Внук Петра Великого
Шрифт:
– И что ему привиделось на этот раз? – он даже не скрывал своего презрения. Похоже, что нахождение рядом с «герцогом», весьма тяготит его и он просто мечтает, когда уже избавится от этого присутствия.
– Не знаю, горящие угли? Вы же помните, Корф, что его высочество является признанным фантазером, и его вечные россказни более всего напоминают обычную ложь, когда он слишком уж увлекается, – мужик протянул мне руку снова что-то сказав по-немецки, отчего мне на ум пришло осознание, что они говорят по-русски, чтобы я не понял, о чем именно идет речь. Это было так странно, что я даже растерялся и молча ухватился за протянутую руку, позволяя себя поднять с пола. Насколько же они не уважают и презирают «герцога», если намеренно переходят при нем на язык, которого он в теории не понимает? Тот, который меня поднял с пола, сделал попытку усадить меня на постель, но я, вспомнив огромное количество ползающих по простыням клопов, отрицательно замотал головой, вырывая руку и садясь на стул. –
Корф кивнул и вышел из комнаты, а я сидел в некоей прострации и пытался понять, почему его так называют? Это имя, или такое вот прозвище, немного странное. И самое главное, почему меня это так интересует. Хоть что, лишь бы прекратить задавать себе вопросы совсем другого порядка. Корф вернулся быстро, тот, с кем я оставался в комнате, не успел даже еще что-то спросить у меня по-немецки, потому что в этом случае я вынужден был бы признаться, что ни черта не понимаю, и что лучше уж общаться по-русски, раз он, хоть и с чудовищным акцентом, но умеет говорить на этом языке, который я считал до сегодняшнего дня родным. Сейчас не считаю, потому что не просто же так эти двое уверены, что я понимаю исключительно немецкий. С трудом сдержав истеричный смех, я закрыл лицо руками. Похоже, что мне уже вот-вот пора будет в дурку на ПМЖ перебираться. Говорят, что, если сам сдашься, то будут послабления в виде конфеток на полдник и освобождения от смирительной рубашки.

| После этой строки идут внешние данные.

@@ -130,12 +131,33 @@
     MB_HD void converge() const {}
     MB_HD void rejoin(bool) {}
 };
+#if defined(__CUDACC__) && defined(METIS_PROFILE_PHASES)
+constexpr int kBulkBatches = 31;
+__device__ long long g_bulk_acc[32];
+__shared__ long long s_bulk_t[32];
+__shared__ int s_bulk_cur[32];
+__device__ __forceinline__ void bulk_mark(unsigned group, int id) {
+    __syncwarp(group);
+    if ((int)(threadIdx.x & 31) == __ffs((int)group) - 1) {
+        const int wi = threadIdx.x >> 5;
+        const long long now = clock64();
+        if (id == 1) atomicAdd((unsigned long long *)&g_bulk_acc[kBulkBatches], 1ULL);
+        else atomicAdd((unsigned long long *)&g_bulk_acc[s_bulk_cur[wi] & 31], (unsigned long long)(now - s_bulk_t[wi]));
+        s_bulk_cur[wi] = id;
+        s_bulk_t[wi] = now;
+    }
+    __syncwarp(group);
+}
+#endif
 #if defined(__CUDACC__)
 struct Lockstep : Serial {
     unsigned mask;
     __device__ Lockstep() : mask(0xFFFFFFFFu) {}
     __device__ void converge() const { __syncwarp(mask); }
     __device__ void rejoin(bool p) { mask = __ballot_sync(0xFFFFFFFFu, p); }
+#if defined(METIS_PROFILE_PHASES)
+    __device__ void mark(int id) const { bulk_mark(__activemask(), id); }
+#endif
 };
 #endif
 struct SerialUniform : Serial {
@@ -164,7 +186,7 @@
     uint8_t got[MAXS];
     uint64_t ownerw[MAXL / 8 + 1];
     uint64_t subw[MAXL];
-    static_assert(MAXL >= MAXS, "after the vote, subw holds one double per stage (adjust_performance, get_cost)");
+    static_assert(MAXL >= MAXS, "after the vote, subw holds one double per stage (CoopEvaluator's adjust and cost)");
 };
 
 MB_HD double py_sum_range(const double *x, int a, int b) {
@@ -309,10 +331,6 @@
     return (int)(w.fe[s] & kPos) > fwd_start(w, s);
 }
 
-MB_HD void sub_store(uint64_t *subw, int j, int stage) {
-    reinterpret_cast<uint8_t *>(subw)[(j / kH) * 8 + (j % kH)] = (uint8_t)stage;
-}
-
 MB_HD int popc64(uint64_t v) {
 #if defined(__CUDA_ARCH__)
     return __popcll(v);
@@ -396,45 +414,41 @@
     int broken = METIS_FATAL_NONE;
 
 #pragma unroll (X::kUniform ? 1 : 0)
-    for (int s = 0; s < S; ++s) { w.capa[s] = w.perf[s]; w.got[s] = 0; w.cnt[s] = 0; }
+    for (int s = 0; s < S; ++s) { w.got[s] = 0; w.cnt[s] = 0; }
 
     x.mark(10);
     int k = 0, sTop = -1;
     bool topSkip = false;
     if (S > 1) {
         int s = 0, j = 0;
-        double c = w.capa[0];
+        double c = w.perf[0];
 #pragma unroll (X::kUniform ? 1 : 0)
         for (int r = 0; r + 1 < L; ++r) {
             const double d = dlay[r];
             const int nsub = (r == L - 2) ? kH - 1 : kH;
-            const int s_in = s;
-            uint64_t v = 0;
 #pragma unroll
             for (int q = 0; q < kH; ++q) {
                 if (q < nsub) {
                     if (s < last) {
                         if (c > d) {
                             c -= d;
-                            v |= (uint64_t)(uint32_t)s << (8 * q);
                         } else {
                             w.capa[s] = c;
                             w.fe[s] = (uint16_t)(j | kBroke);
                             ++s;
-                            c = w.capa[s];
+                            c = w.perf[s];
                         }
                     }
                     ++j;
                 }
             }
-            if (s_in < last) w.subw[r] = v;
         }
         if (s < last) {
             x.note(kPathTail);
             w.capa[s] = c;
             w.fe[s] = (uint16_t)lim;
 #pragma unroll (X::kUniform ? 1 : 0)
-            for (int t = s + 1; t < last; ++t) w.fe[t] = (uint16_t)lim;
+            for (int t = s + 1; t < last; ++t) { w.capa[t] = w.perf[t]; w.fe[t] = (uint16_t)lim; }
             k = lim;
             sTop = s;
         } else {
@@ -448,7 +462,7 @@
     x.converge();
     int m;
     {
-        double c = w.capa[last];
+        double c = w.perf[last];
         const double dl = dlay[L - 1];
 #pragma unroll (X::kUniform ? 1 : 0)
         for (int i = 0; i < kH; ++i) c -= dl;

В комнату вошел дюжий мужик, более всего напоминающий какого-то гренадера. Да и одет он был в военную форму, если я что-то в этом понимаю. Только вот форма была древняя и я понятия не имею, в какой стране такую вообще носили. Я вообще могу ориентироваться в своих познаниях лишь на два с половиной сериала на исторические темы, которые смотрел с Танюхой, вот она пищала в голос от всех этих дам и мусье и прекрасно могла отличить фижмы от кринолина, а сюртук от редингота, меня лишь хватило на то, чтобы вообще запомнить эти названия. И как по мне, так форма всех армий была одинаковой, по-моему, только у англичан более красная, а так: лосины, ботфорты, длинные сюртуки, как в таких вообще можно хоть как-то удобно двигаться, и тем более воевать, лично для меня оставалось загадкой, обязательные шляпы разного фасона с перьями, разной ценности, а у самых продвинутых – парики. Где-то читал, что, вроде бы по этим шляпам их и отличали друг от друга. Ну и по разговорам, ежели не по-русски говорит, значит, условный враг. Почему условный? Да потому что от иностранцев в Российской армии было не протолкнуться, как по мне, так своих надо было выращивать, а не по миру не самых крутых, надо сказать, вояк собирать. Потому что, кто тебе самым самых отдаст-то? Когда самому могут пригодиться, даже, если провинились в чем-то не слишком уж вопиющим. У этого же типа зверской наружности, кстати, был парик нахлобучен, ну такой, белый с крысиным хвостиком и обязательной черной летной.
Я как завороженный смотрел на его приближение, лишь краем сознания, которое сейчас билось в панике от непонимания происходящего, отмечая, что зацикливаюсь на таких странных предметах как парик, как имя Корфа лишь бы продолжать не думать о том, что вообще происходит.
Стукнула дверь, и я, оглядевшись по сторонам, понял, что нахожусь в комнате наедине с этим дюжим мужиком, вроде бы его второй, имени которого я так и не услышал и который поспешил выйти из комнаты, как только появился гренадер, называл Румберг.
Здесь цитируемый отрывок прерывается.